# White on Black with a Single Stroke - No Flash



## Bill Hood

This brief video will show you how to print white ink on a black shirt with a single stroke and no flash. There is no need to print using multiple strokes or to print/flash/print (or worse!).

Think about it. If you are using just two strokes to print white ink, you can double your production with this technique. Worse, if you are using a print/flash/print technique, you can expect to produce 4 to 5 times as many shirts in the same amount of time.

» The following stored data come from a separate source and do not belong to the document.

enum TraceField {
  kTrItems, kTrCycles,
  kTrAFull, kTrBFull = kTrAFull + 2,
  kTrMma = kTrBFull + 2,
  kTrEpi = kTrMma + 2,
  kTrStageFree = kTrEpi + 2,
  kTrAEmpty = kTrStageFree + 2, kTrBEmpty,
  kTrEwWait, kTrEwBusy,
  kTrFields
};
#ifdef P3D_DENSE_TRACE
constexpr int kTrMaxCtas = 1024;
__device__ unsigned long long g_dense_trace[kTrMaxCtas][kTrFields];
struct Trace {
  unsigned long long sum[kTrFields] = {};
  __device__ __forceinline__ long long now() const { return clock64(); }
  __device__ __forceinline__ void add(int f, long long t0) { sum[f] += static_cast<unsigned long long>(clock64() - t0); }
  __device__ __forceinline__ void count(int f, unsigned long long v) { sum[f] += v; }
  __device__ void flush(int cw) const {
#pragma unroll
    for (int f = 0; f < kTrFields; ++f) {
      const int dst = f >= kTrAFull && f < kTrAEmpty ? f + cw : f;
      if (sum[f]) atomicAdd(&g_dense_trace[blockIdx.x % kTrMaxCtas][dst], sum[f]);
    }
  }
};
#else
struct Trace {
  __device__ __forceinline__ long long now() const { return 0; }
  __device__ __forceinline__ void add(int, long long) {}
  __device__ __forceinline__ void count(int, unsigned long long) {}
  __device__ __forceinline__ void flush(int) const {}
};
#endif
__device__ __forceinline__ Item decode(long long idx, const Params &p, int th) {
  Item it;
  long long q = blockIdx.x + idx * gridDim.x;
  it.nt = static_cast<int>(q % p.n_ntiles);
  q /= p.n_ntiles;
  it.tap0 = 0;
  if (p.up > 1) {
    const int up2 = p.up * p.up;
    it.tap0 = static_cast<int>(q % up2);
    q /= up2;
  }
  it.tx0 = static_cast<int>(q % p.tiles_x) * kTW;
  q /= p.tiles_x;
  it.ty0 = static_cast<int>(q % p.tiles_y) * th;
  it.b = static_cast<int>(q / p.tiles_y);
  return it;
}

The most important question you should be asking yourself is - What am I going to do with all that extra time and/or money?

Open your mind, watch the video and learn how to control the screenprinting process more successfully.

[media]http://www.youtube.com/watch?v=CtLvG0X3_JU[/media]


----------



## out da box

Thanks for the video. The push stroke is a hidden secret to success with white! It's what we've been taught to use. It works.


----------



## Bill Hood

out da box said:


> Thanks for the video. The push stroke is a hidden secret to success with white! It's what we've been taught to use. It works.


Congratulations on your success. Yes, surprisingly, although pushing a squeegee is much better in a number of ways, you'd be amazed at the number of people at trade shows where I give demonstrations who say, "I can't change the way I print after all these years of pulling a squeegee!" Here is an email that I received just yesterday from a printer:

"Yes, I got it. I must say I see your point, but I'm pretty sure I'll never, ever push a squeegee, it's just too uncomfortable (for me. I've been printing since '72). Thanks, and have a good day."

Some people simply refuse to make the changes, any changes, that will bring them success. It reminds me of that old Indian phrase, "TTWWADI" (pronounced tawaddie) which stands for "That's the we've always done it!" The printer above has been printing for 36 years and is still not successful enough to hire someone to do what he does, so he can work "on" his business instead of "in" his business.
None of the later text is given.